Silence as atmosphere. Isolation as identity.
CONCEPT DEVELOPMENT
TONE BOARDS
These tone boards explored:
cold, desaturated palette with slight blue-grey bias
shaping objects into abstract forms
merging land with sea
negative space acting as emotional pressure
stark transitions between open dunes and submerged spaces
subtle symbolic details
minimal, slow camera drift
Each study reinforced a sense of emptiness, loss, and slow-building tension.
COLOUR AND LIGHT STUDIES
COLOUR & LIGHT STUDIES — ENVIRONMENTAL TONE
These studies explore the environmental conditions that define the emotional world of Neringa.
Rather than treating colour as expressive or decorative, the focus was on atmospheric restraint, cold palettes, muted contrast, and natural light that feels distant and unyielding.
The Curonian Spit becomes an emotional landscape as much as a physical one.
Snow, water, horizon lines, and overcast skies establish a sense of isolation, ambiguity, and psychological pressure, themes central to the series.
These frames informed decisions around:
palette limitation
tonal compression
horizon placement
negative space
visual silence
The intention was to create a world where tension is not announced, but slowly accumulates, allowing the title sequence to feel embedded in the environment rather than layered on top of it.

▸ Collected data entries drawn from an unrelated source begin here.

# Dipet/pytorch_yolo

Measured on NVIDIA B200. Metric: YOLO decode+NMS images/sec, higher is better.
Workload: dtype f32

## Files before the change

pytorch_yolo_b200/csrc/decode.cu:

```cuda
#include <cuda.h>

#include "common.cuh"

namespace yb {

struct ScaleDev {
    const float* head;
    int ny, nx, na, row_off;
    int plane;
    int vec;
    int n_units;
    int first_block;
    int first_tile;
    int tiles_per_slab;
    float stride;
    float av[YOLO_B200_MAX_ANCHORS][2];
};

struct DecodeParams {
    ScaleDev sc[YOLO_B200_MAX_SCALES];
    int n_scales, batch, nc, rows_per_img;
    float conf, min_wh;
    yolo_b200_box* cand_box;
    yolo_b200_meta* cand_meta;
    int cap;
    int32_t* count;
    int32_t* overflow;
    float* io;
    int tp;
    int n_tiles;
    int use_tmap;
    alignas(64) CUtensorMap tmap[YOLO_B200_MAX_SCALES];
};

#ifndef YB_DC_THREADS
#define YB_DC_THREADS 128
#endif
#ifndef YB_DC_UNROLL
#define YB_DC_UNROLL 16
#endif
#ifndef YB_DC_UNROLL1
#define YB_DC_UNROLL1 40
#endif
#ifndef YB_DC_MINBLOCKS
#define YB_DC_MINBLOCKS 4
#endif
#ifndef YB_DC_SMEM_PAD
#define YB_DC_SMEM_PAD 0
#endif

constexpr int kDcThreads = YB_DC_THREADS;

template <int VEC>
__device__ __forceinline__ void load_vec(float (&dst)[VEC], const float* p) {
    if constexpr (VEC == 4) {
        const float4 v = ldg_stream4(p);
        dst[0] = v.x; dst[1] = v.y; dst[2] = v.z; dst[3] = v.w;
    } else {
        dst[0] = ldg_stream(p);
    }
}

__device__ __noinline__ void rescan_classes(const float* cls0, int stride, int nc, float& conf, int& cls) {
    float best = -1.0f;
    int bi = 0;
    for (int k = 0; k < nc; ++k) {
        const float s = sigmoidf_rn(cls0[(size_t)k * stride]);
        if (s > best) { best = s; bi = k; }
    }
    conf = best;
    cls = bi;
}

__device__ __forceinline__ void finish_anchor(const DecodeParams& P, const ScaleDev& S, bool active, int img, int a, int pos,
                                              float t0, float t1, float t2, float t3, float t4,
                                              float m, float m2, int idx, const float* cls0, int cls_stride) {
    const int nc = P.nc;
    const float stride = S.stride;
    const float conf = P.conf;
    const float kSlack = 1.00003f;
    bool emit = false;
    yolo_b200_box box = {0.f, 0.f, 0.f, 0.f};
    float score = 0.f, cls_conf = 1.0f;
    int cls = 0;
    if (active) {
        const float so = sigmoidf_rn(t4);
        const float sm = (nc > 1) ? sigmoidf_rn(m) : 1.0f;
        if (so * sm * kSlack > conf) {
            cls_conf = sm;
            cls = idx;
            if (nc > 1 && sigmoidf_rn(m2) * kSlack >= sm) rescan_classes(cls0, cls_stride, nc, cls_conf, cls);
            score = __fmul_rn(so, cls_conf);
            if (score > conf) {
                const float w = decode_wh(t2, S.av[a][0], stride);
                const float h = decode_wh(t3, S.av[a][1], stride);
                if (w > P.min_wh && h > P.min_wh && finitef(w) && finitef(h)) {
                    const int gy = pos / S.nx;
                    const int gx = pos - gy * S.nx;
                    const float x = decode_xy(t0, (float)gx, stride);
                    const float y = decode_xy(t1, (float)gy, stride);
                    if (finitef(x) && finitef(y)) {
                        emit = true;
                        box = to_corners(x, y, w, h);
                    }
                }
            }
        }
    }
    const int slot = warp_claim_slot(emit, img, P.count);
    if (emit) {
        if (slot < P.cap) {
            const int row = S.row_off + a * S.plane + pos;
            store_candidate(P.cand_box, P.cand_meta, (size_t)img * P.cap + slot, box, score, cls_conf, cls, row);
        } else {
            atomicMax(P.overflow, 1);
        }
    }
}

template <int VEC, int kDcUnroll>
__device__ __forceinline__ void decode_compact_body(const DecodeParams& P, const ScaleDev& S, int block_local) {
    const int nc = P.nc;
    const int no = nc + 5;
    const int plane = S.plane;
    const int pv_per_slab = plane / VEC;

    int unit = block_local * kDcThreads + (int)threadIdx.x;
    const bool active = unit < S.n_units;
    if (!active) unit = S.n_units - 1;
    const int slab = unit / pv_per_slab;
    const int pv = unit - slab * pv_per_slab;
    const int img = slab / S.na;
    const int a = slab - img * S.na;
    const int pos0 = pv * VEC;
    const float* base = S.head + (size_t)slab * no * plane + pos0;

    float t[5][VEC];
#pragma unroll
    for (int c = 0; c < 5; ++c) load_vec<VEC>(t[c], base + (size_t)c * plane);

    float m[VEC], m2[VEC];
    int idx[VEC];
#pragma unroll
    for (int j = 0; j < VEC; ++j) { m[j] = __int_as_float(0xff800000); m2[j] = m[j]; idx[j] = 0; }

    const float* cbase = base + (size_t)5 * plane;
    int c0 = 0;
    auto scan = [&](const float (&v)[kDcUnroll][VEC], int cfirst) {
#pragma unroll
        for (int u = 0; u < kDcUnroll; ++u) {
#pragma unroll
            for (int j = 0; j < VEC; ++j) {
                const float x = v[u][j];
                const bool up = x > m[j];
                m2[j] = up ? m[j] : fmaxf(m2[j], x);
                idx[j] = up ? (cfirst + u) : idx[j];
                m[j] = fmax_nan(m[j], x);
            }
        }
    };
    auto fetch = [&](float (&v)[kDcUnroll][VEC], int cfirst) {
#pragma unroll
        for (int u = 0; u < kDcUnroll; ++u) load_vec<VEC>(v[u], cbase + (size_t)(cfirst + u) * plane);
    };
    if (nc > 1) {
        for (; c0 + kDcUnroll <= nc; c0 += kDcUnroll) {
            float v[kDcUnroll][VEC];
            fetch(v, c0);
            scan(v, c0);
        }
        for (; c0 < nc; ++c0) {
            float v[VEC];
            load_vec<VEC>(v, cbase + (size_t)c0 * plane);
#pragma unroll
            for (int j = 0; j < VEC; ++j) {
                const float x = v[j];
                const bool up = x > m[j];
                m2[j] = up ? m[j] : fmaxf(m2[j], x);
                idx[j] = up ? c0 : idx[j];
                m[j] = fmax_nan(m[j], x);
            }
        }
    }

#pragma unroll
    for (int j = 0; j < VEC; ++j)
        finish_anchor(P, S, active, img, a, pos0 + j, t[0][j], t[1][j], t[2][j], t[3][j], t[4][j],
                      m[j], m2[j], idx[j], cbase + j, plane);
}


__global__ void __launch_bounds__(kDcThreads, YB_DC_MINBLOCKS)
decode_compact_kernel(const __grid_constant__ DecodeParams P) {
    int s = 0;
#pragma unroll
    for (int k = 1; k < YOLO_B200_MAX_SCALES; ++k)
        if (k < P.n_scales && (int)blockIdx.x >= P.sc[k].first_block) s = k;
    const ScaleDev& S = P.sc[s];
    const int block_local = (int)blockIdx.x - S.first_block;
    if (S.vec == 4) decode_compact_body<4, YB_DC_UNROLL>(P, S, block_local);
    else            decode_compact_body<1, YB_DC_UNROLL1>(P, S, block_local);
}

__device__ __forceinline__ uint32_t smem_u32(const void* p) { return (uint32_t)__cvta_generic_to_shared(p); }

__device__ __forceinline__ void mbar_init(uint64_t* bar, int count) {
    asm volatile("mbarrier.init.shared::cta.b64 [%0], %1;" ::"r"(smem_u32(bar)), "r"(count));
}
__device__ __forceinline__ void mbar_expect_tx(uint64_t* bar, uint32_t bytes) {
    asm volatile("mbarrier.arrive.expect_tx.shared::cta.b64 _, [%0], %1;" ::"r"(smem_u32(bar)), "r"(bytes) : "memory");
}
__device__ __forceinline__ void mbar_wait(uint64_t* bar, uint32_t phase) {
    asm volatile(
        "{\n\t.reg .pred p;\n\t"
        "WAIT_%=:\n\t"
        "mbarrier.try_wait.parity.shared::cta.b64 p, [%0], %1;\n\t"
        "@p bra DONE_%=;\n\t"
        "bra WAIT_%=;\n\t"
        "DONE_%=:\n\t}" ::"r"(smem_u32(bar)), "r"(phase) : "memory");
}
__device__ __forceinline__ void tma_bulk_g2s(void* dst, const void* src, uint32_t bytes, uint64_t* bar) {
    asm volatile("cp.async.bulk.shared::cluster.global.mbarrier::complete_tx::bytes [%0], [%1], %2, [%3];"
                 ::"r"(smem_u32(dst)), "l"(src), "r"(bytes), "r"(smem_u32(bar)) : "memory");
}


__device__ __forceinline__ void tma_tile_g2s(void* dst, const CUtensorMap* map, int x, int y, uint64_t* bar) {
    asm volatile("cp.async.bulk.tensor.2d.shared::cluster.global.tile.mbarrier::complete_tx::bytes [%0], [%1, {%2, %3}], [%4];"
                 ::"r"(smem_u32(dst)), "l"(map), "r"(x), "r"(y), "r"(smem_u32(bar)) : "memory");
}

constexpr int kTcConsumers = 256;
constexpr int kTcThreads = kTcConsumers + 32;
constexpr int kTcStages = 2;

__device__ __forceinline__ void mbar_arrive(uint64_t* bar) {
    asm volatile("mbarrier.arrive.shared::cta.b64 _, [%0];" ::"r"(smem_u32(bar)) : "memory");
}
__device__ __forceinline__ void consumer_bar_sync() {
    asm volatile("bar.sync 1, %0;" ::"n"(kTcConsumers) : "memory");
}

__global__ void __launch_bounds__(kTcThreads, 1)
decode_compact_tma_kernel(const __grid_constant__ DecodeParams P) {
    extern __shared__ __align__(128) float smem[];
    __shared__ __align__(8) uint64_t full[kTcStages];
    __shared__ __align__(8) uint64_t empty[kTcStages];
    const int tid = threadIdx.x;
    const int nc = P.nc, no = nc + 5, tp = P.tp;
    const int stage_floats = no * tp;

    if (tid == 0) {
#pragma unroll
        for (int s = 0; s < kTcStages; ++s) { mbar_init(&full[s], 1); mbar_init(&empty[s], kTcConsumers / 32); }
        asm volatile("fence.mbarrier_init.release.cluster;" ::: "memory");
    }
    __syncthreads();

    auto locate = [&](int tile, int& sc, int& slab, int& p0) {
        sc = 0;
#pragma unroll
        for (int k = 1; k < YOLO_B200_MAX_SCALES; ++k)
            if (k < P.n_scales && tile >= P.sc[k].first_tile) sc = k;
        const int local = tile - P.sc[sc].first_tile;
        slab = local / P.sc[sc].tiles_per_slab;
        p0 = (local - slab * P.sc[sc].tiles_per_slab) * tp;
    };

    if (tid >= kTcConsumers) {
        const int lane = tid & 31;
        int it = 0;
        for (int tile = blockIdx.x; tile < P.n_tiles; tile += gridDim.x, ++it) {
            const int st = it % kTcStages;
            mbar_wait(&empty[st], ((it / kTcStages) & 1) ^ 1);
            int sc, slab, p0;
            locate(tile, sc, slab, p0);
            const ScaleDev& S = P.sc[sc];
            if (S.vec != 4) continue;
            float* dst = smem + (size_t)st * stage_floats;
            if (P.use_tmap) {
                if (lane == 0) {
                    mbar_expect_tx(&full[st], (uint32_t)stage_floats * 4u);
                    tma_tile_g2s(dst, &P.tmap[sc], p0, slab * no, &full[st]);
                }
                continue;
            }
            const int np = min(tp, S.plane - p0);
            const uint32_t bytes = (uint32_t)np * 4u;
            if (lane == 0) mbar_expect_tx(&full[st], bytes * (uint32_t)no);
            __syncwarp();
            const float* src = S.head + (size_t)slab * no * S.plane + p0;
            for (int c = lane; c < no; c += 32)
                tma_bulk_g2s(dst + (size_t)c * tp, src + (size_t)c * S.plane, bytes, &full[st]);
        }
        return;
    }

    uint32_t full_parity = 0;
    int it = 0;
    for (int tile = blockIdx.x; tile < P.n_tiles; tile += gridDim.x, ++it) {
        const int st = it % kTcStages;
        int sc, slab, p0;
        locate(tile, sc, slab, p0);
        const ScaleDev& S = P.sc[sc];
        const int np = min(tp, S.plane - p0);
        float* tl = smem + (size_t)st * stage_floats;
        if (S.vec == 4) {
            mbar_wait(&full[st], (full_parity >> st) & 1u);
            full_parity ^= 1u << st;
        } else {
            consumer_bar_sync();
            const float* src = S.head + (size_t)slab * no * S.plane + p0;
            for (int c = tid >> 5; c < no; c += kTcConsumers / 32) {
                const float* row = src + (size_t)c * S.plane;
                float v[8];
#pragma unroll
                for (int k = 0; k < 8; ++k) { const int p = (tid & 31) + 32 * k; v[k] = p < np ? ldg_stream(row + p) : 0.0f; }
#pragma unroll
                for (int k = 0; k < 8; ++k) { const int p = (tid & 31) + 32 * k; if (p < np) tl[c * tp + p] = v[k]; }
            }
            consumer_bar_sync();
        }
        const bool active = tid < np;
        const int p = active ? tid : 0;
        const float* col = tl + p;
        const float t0 = col[0], t1 = col[tp], t2 = col[2 * tp], t3 = col[3 * tp], t4 = col[4 * tp];
        float m = __int_as_float(0xff800000), m2 = m;
        int idx = 0;
        const float* cls0 = col + 5 * tp;
        if (nc > 1) {
#pragma unroll 8
            for (int c = 0; c < nc; ++c) {
                const float x = cls0[c * tp];
                const bool up = x > m;
                m2 = up ? m : fmaxf(m2, x);
                idx = up ? c : idx;
                m = fmax_nan(m, x);
            }
        }
        const int img = slab / S.na;
        const int a = slab - img * S.na;
        finish_anchor(P, S, active, img, a, p0 + p, t0, t1, t2, t3, t4, m, m2, idx, cls0, tp);
        __syncwarp();
        if ((tid & 31) == 0) mbar_arrive(&empty[st]);
    }
}

constexpr int kDdPos = 128;
constexpr int kDdThreads = 256;
constexpr int kDdUnroll = 5;
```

TONE STUDIES — PSYCHOLOGICAL LANDSCAPE
TONE STUDIES — PSYCHOLOGICAL LANDSCAPE
These tone studies explore the emotional and narrative atmosphere of Neringa through image, scale, and absence.

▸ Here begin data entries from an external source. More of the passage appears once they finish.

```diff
@@ -535,20 +551,21 @@
 }
 
 template <typename T, int HD, bool DROP>
-__device__ __forceinline__ void issue_query_piece(const Geo& geo, int qp, int npieces, const Visit* vl, SlotWalk& wk, T* ring,
-                                                  unsigned char* meta, const T* qb, long long qst, const T* gb, long long gst,
-                                                  const float* __restrict__ lse, const float* __restrict__ delta) {
+__device__ __forceinline__ void issue_query_piece(const Geo& geo, int qp, int npieces, const Visit* vl, int so, PieceWalk& wk,
+                                                  T* ring, unsigned char* meta, const T* qb, long long qst, const T* gb,
+                                                  long long gst, const float* __restrict__ lse, const float* __restrict__ delta) {
   if (qp < npieces) {
     const int slot = threadIdx.x >> 1, half = threadIdx.x & 1, st = qp % kStages, w = geo.w;
     bool qv = false;
-    long long tq = 0;
-    int qa = 0, qb2 = 0, cut = 0;
-    if (wk.kr < w) {
-      const Visit vq = vl[wk.vi];
-      const int r = vq.r * w + wk.kr, c = vq.c * w + wk.kc;
-      qv = (r < geo.nx) && (c < geo.ny);
-      tq = (long long)r * geo.ny + c;
-      qa = wk.kr - vq.dR * w; qb2 = wk.kc - vq.dC * w; cut = vq.cut;
+    int tq = 0, qa = 0, qb2 = 0, cut = 0;
+    int kr, kc;
+    wk.pos(geo, so, kr, kc);
+    if (kr < w) {
+      const Visit* vq = vl + wk.vi;
+      const int lim = vq->lim;
+      qv = kr < (lim & 0xff) && kc < ((lim >> 8) & 0xff);
+      tq = vq->tok0 + kr * geo.ny + kc;
+      if (geo.has_bias || geo.exact != 0) { qa = kr - vq->dR * w; qb2 = kc - vq->dC * w; cut = vq->cut; }
     }
     wk.next(geo);
     T* Qs = ring + st * 2 * 64 * HD;
@@ -563,11 +580,12 @@
         qcol.lse[slot] = INFINITY;
         qcol.del[slot] = 0.f;
       }
-      const int tw = 4 * w - 1;
-      qcol.tix[slot] = qa * tw + qb2;
-      qcol.qr[slot] = (short)qa; qcol.qc[slot] = (short)qb2;
-      qcol.cut[slot] = (unsigned char)cut;
-      if (DROP) qcol.tok[slot] = (int)tq;
+      if (geo.has_bias || geo.exact != 0) {
+        qcol.tix[slot] = qa * (4 * w - 1) + qb2;
+        qcol.qr[slot] = (short)qa; qcol.qc[slot] = (short)qb2;
+        qcol.cut[slot] = (unsigned char)cut;
+      }
+      if (DROP) qcol.tok[slot] = tq;
     }
   }
   sm90::cp_async_commit();
@@ -586,7 +604,7 @@
     float x = fmaf(geo.scale, s[i], RPE ? tab[qc.tix[j] - kr.tb[e]] : 0.f) - qc.lse[j];
     if (MASK == 1 && (abs(qc.qr[j] - kr.kr[e]) > geo.w || abs(qc.qc[j] - kr.kc[e]) > geo.w)) x = -INFINITY;
     if (MASK == 2 && (qc.cut[j] & kr.cut[e])) x = -INFINITY;
-    const float p = __expf(x);
+    const float p = fast_exp(x);
     s[i] = p;
     dp[i] = p * (dp[i] - qc.del[j]);
   }
@@ -631,15 +649,16 @@
 
   const int npieces = visit_list(geo, KR, KC, -1, vl) * geo.npc;
   const int epi = query_epilogue(geo);
-  SlotWalk wk(geo, slot);
+  const int so = slot_offset(geo, slot);
+  PieceWalk wk;
   __syncthreads();
 #pragma unroll
   for (int p = 0; p < kStages - 1; ++p)
-    issue_query_piece<T, HD, DROP>(geo, p, npieces, vl, wk, ring, meta, row_ptr<T>(q, b, h, 0), q.st,
+    issue_query_piece<T, HD, DROP>(geo, p, npieces, vl, so, wk, ring, meta, row_ptr<T>(q, b, h, 0), q.st,
                                    row_ptr<T>(d_o, b, h, 0), d_o.st, lse + bh * geo.Nloc, delta + bh * geo.Nloc);
   for (int qp = 0; qp < npieces; ++qp) {
     ring_wait();
-    issue_query_piece<T, HD, DROP>(geo, qp + kStages - 1, npieces, vl, wk, ring, meta, row_ptr<T>(q, b, h, 0), q.st,
+    issue_query_piece<T, HD, DROP>(geo, qp + kStages - 1, npieces, vl, so, wk, ring, meta, row_ptr<T>(q, b, h, 0), q.st,
                                    row_ptr<T>(d_o, b, h, 0), d_o.st, lse + bh * geo.Nloc, delta + bh * geo.Nloc);
     const int st = qp % kStages;
     const T* Qs = ring + st * 2 * TILE;
```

Rather than illustrating story events, the focus is on psychological state, isolation, distance, uncertainty, and the quiet pressure of place.

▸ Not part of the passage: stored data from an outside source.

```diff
@@ -279,23 +319,24 @@
     return hipGetLastError();
 }
 
-hipError_t launch_index_mark(const uint32_t* bitmap, uint32_t n_words, uint64_t n_nrn, const uint32_t* row,
-                             const uint32_t* off, uint32_t* mask, uint64_t events, const uint4* heavy, uint32_t chunks,
-                             hipStream_t s)
+hipError_t launch_index_mark(const uint32_t* bitmap, const uint32_t* marked, uint32_t* marked_next, uint32_t n_words,
+                             uint64_t n_nrn, const uint32_t* row, const uint32_t* off, uint32_t* mask, uint64_t events,
+                             const uint4* heavy, uint32_t chunks, uint32_t* delta, uint32_t* delta_next, hipStream_t s)
 {
     if (n_words == 0) return hipSuccess;
     const uint32_t per = kMarkWaves * kMarkWords, light = (n_words + per - 1) / per;
-    hipLaunchKernelGGL(k_index_mark, dim3(light + chunks), dim3(kMarkWaves * 64), 0, s, bitmap, n_words, (uint32_t)n_nrn, row,
-                       off, mask, events, heavy, light);
+    hipLaunchKernelGGL(k_index_mark, dim3(light + chunks), dim3(kMarkWaves * 64), 0, s, bitmap, marked, marked_next, n_words,
+                       (uint32_t)n_nrn, row, off, mask, events, heavy, light, delta, delta_next);
     return hipGetLastError();
 }
 
-hipError_t launch_index_dirty(const uint32_t* mask, uint64_t words, unsigned long long* out, hipStream_t s)
+hipError_t launch_index_dirty(const uint32_t* mask, const uint32_t* want, uint64_t words, unsigned long long* out,
+                              hipStream_t s)
 {
     hipError_t e = hipMemsetAsync(out, 0, 8, s);
     if (e != hipSuccess) return e;
     const uint32_t grid = (uint32_t)std::max<uint64_t>(1, std::min<uint64_t>(2048, (words + 255) / 256));
-    hipLaunchKernelGGL(k_index_dirty, dim3(grid), dim3(256), 0, s, mask, words, out);
+    hipLaunchKernelGGL(k_index_dirty, dim3(grid), dim3(256), 0, s, mask, want, words, out);
     return hipGetLastError();
 }
 
diff --git a/abnn_amd/csrc/kernels.hip b/abnn_amd/csrc/kernels.hip
--- a/abnn_amd/csrc/kernels.hip
+++ b/abnn_amd/csrc/kernels.hip
@@ -1108,7 +1108,7 @@
     static_assert(!kMask || (size_t)FW * sizeof(uint2) >= (size_t)NW * kMaskRoundBytes, "the mask rounds fit the filter's LDS");
     u32x4 mk[ML];
     u32x4* const mrow = reinterpret_cast<u32x4*>(s_fb) + wid * (kMaskRoundBytes / 16);
-    auto mask_at = [&](uint32_t it0) { return reinterpret_cast<u32x4*>(d.ev_mask) + (uint64_t)it0 * (BI / 16); };
+    auto mask_at = [&](uint32_t it0) { return reinterpret_cast<const u32x4*>(d.ev_mask) + (uint64_t)it0 * (BI / 16); };
     auto mask_issue = [&](uint32_t it0) __attribute__((always_inline)) {
         const u32x4* p = mask_at(it0);
 #pragma unroll
@@ -1345,12 +1345,10 @@
 #pragma unroll
             for (int j = 0; j < ML; ++j) cur[j] = mk[j];
             if (r0 + RI < it_end) mask_issue(r0 + RI);
-            u32x4* const mp = mask_at(r0);
 #pragma unroll
             for (int j = 0; j < ML; ++j) {
                 const bool in = r0 + (uint32_t)(j * 1024 + lane * 16) / BI < it_end;
                 if (!in) cur[j] = u32x4{0u, 0u, 0u, 0u};
-                if ((cur[j].x | cur[j].y | cur[j].z | cur[j].w) != 0u) mp[j * 64 + lane] = u32x4{0u, 0u, 0u, 0u};
                 mrow[j * 64 + lane] = cur[j];
             }
             __builtin_amdgcn_fence(__ATOMIC_RELEASE, "wavefront", "local");
diff --git a/include/abnn/abnn_debug.h b/include/abnn/abnn_debug.h
--- a/include/abnn/abnn_debug.h
+++ b/include/abnn/abnn_debug.h
@@ -32,6 +32,9 @@
 #define ABNN_DEBUG_INDEX_WORDS 8
 abnn_status abnn_debug_index_state(abnn_brain* b, uint64_t out[ABNN_DEBUG_INDEX_WORDS], double* build_ms);
 abnn_status abnn_debug_index_mask_dirty(abnn_brain* b, uint64_t* words);
+abnn_status abnn_debug_index_mask_copy(abnn_brain* b, uint32_t* mask_words_out, uint64_t n_words, uint32_t* marked_out,
+                                       uint64_t n_marked_words);
+abnn_status abnn_debug_index_delta(abnn_brain* b, uint64_t out[4]);
 abnn_status abnn_debug_set_indexed(abnn_brain* b, int mode);
 abnn_status abnn_debug_set_fused(abnn_brain* b, int on);
 abnn_status abnn_debug_index_copy(abnn_brain* b, uint32_t* row, uint64_t n_row, uint32_t* off, uint64_t n_off);
```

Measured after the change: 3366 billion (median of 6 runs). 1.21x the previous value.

Human presence is reduced to a single figure or implied through traces: footprints, paths, silhouettes.
This restraint allows the landscape to dominate the frame, positioning the environment as an active force rather than a backdrop.
The imagery tests how tone is carried through:
negative space
horizon placement
scale imbalance between figure and landscape
low-contrast monochrome
softened detail and atmospheric diffusion
Forests, shorelines, dunes, and snowfields become metaphors for internal states, obscured truth, emotional fatigue, and moral ambiguity.
The intention was to create a visual language where tension accumulates slowly, without overt signals, mirroring the internal experience of the central character.
These studies informed the pacing, framing, and symbolic logic of the title sequence, ensuring that the titles feel psychologically embedded within the world of Neringa, rather than imposed upon it.
Rather than treating colour as expressive or decorative, the focus was on atmospheric restraint, cold palettes, muted contrast, and natural light that feels distant and unyielding.
TONE STUDY — SOLITARY FIGURE / SCALE & DISTANCE
PSYCOLOGICAL STUDY — HORIZON & UNCERTAINTY
TONE STUDY — TRACKS, TRACES, ABSENCE
ATMOSPHERIC STUDY — FOREST AS COMPRESSION
LANDSCAPE STUDY — EXPOSURE & SILENCE
ENVIRONMENTAL METAPHOR — THRESHOLD & VOID
SOURCE MATERIAL. ATMOSPHERE GENERATION STUDIES
This early phase used AI as a concept development tool to explore winter atmosphere, and surrealist abstract forms referencing imagery from the Curonian Spit.
The objective was not to create final imagery, but to generate raw visual fragments. I curated a large number of generated frames down to a small selection that carried the right emotional tone.
AI provided fragments.
Authorship came through selection, and direction.
Using AI in this way allowed for rapid exploration of environmental tension, negative space, and the abstracted shapes winter creates.
These studies helped define the emotional boundaries of the project before moving into handcrafted visual development.
RESULT
A visual exploration of how a title sequence can express the emotional core of a narrative through atmosphere rather than plot.
Developed as an original TCTS studio concept, Neringa investigates how landscape, season, and environmental conditions can function as storytelling devices in their own right. Through restrained motion, fragmented visibility, and psychologically weighted imagery, the sequence establishes a world defined by isolation, ambiguity, and quiet tension.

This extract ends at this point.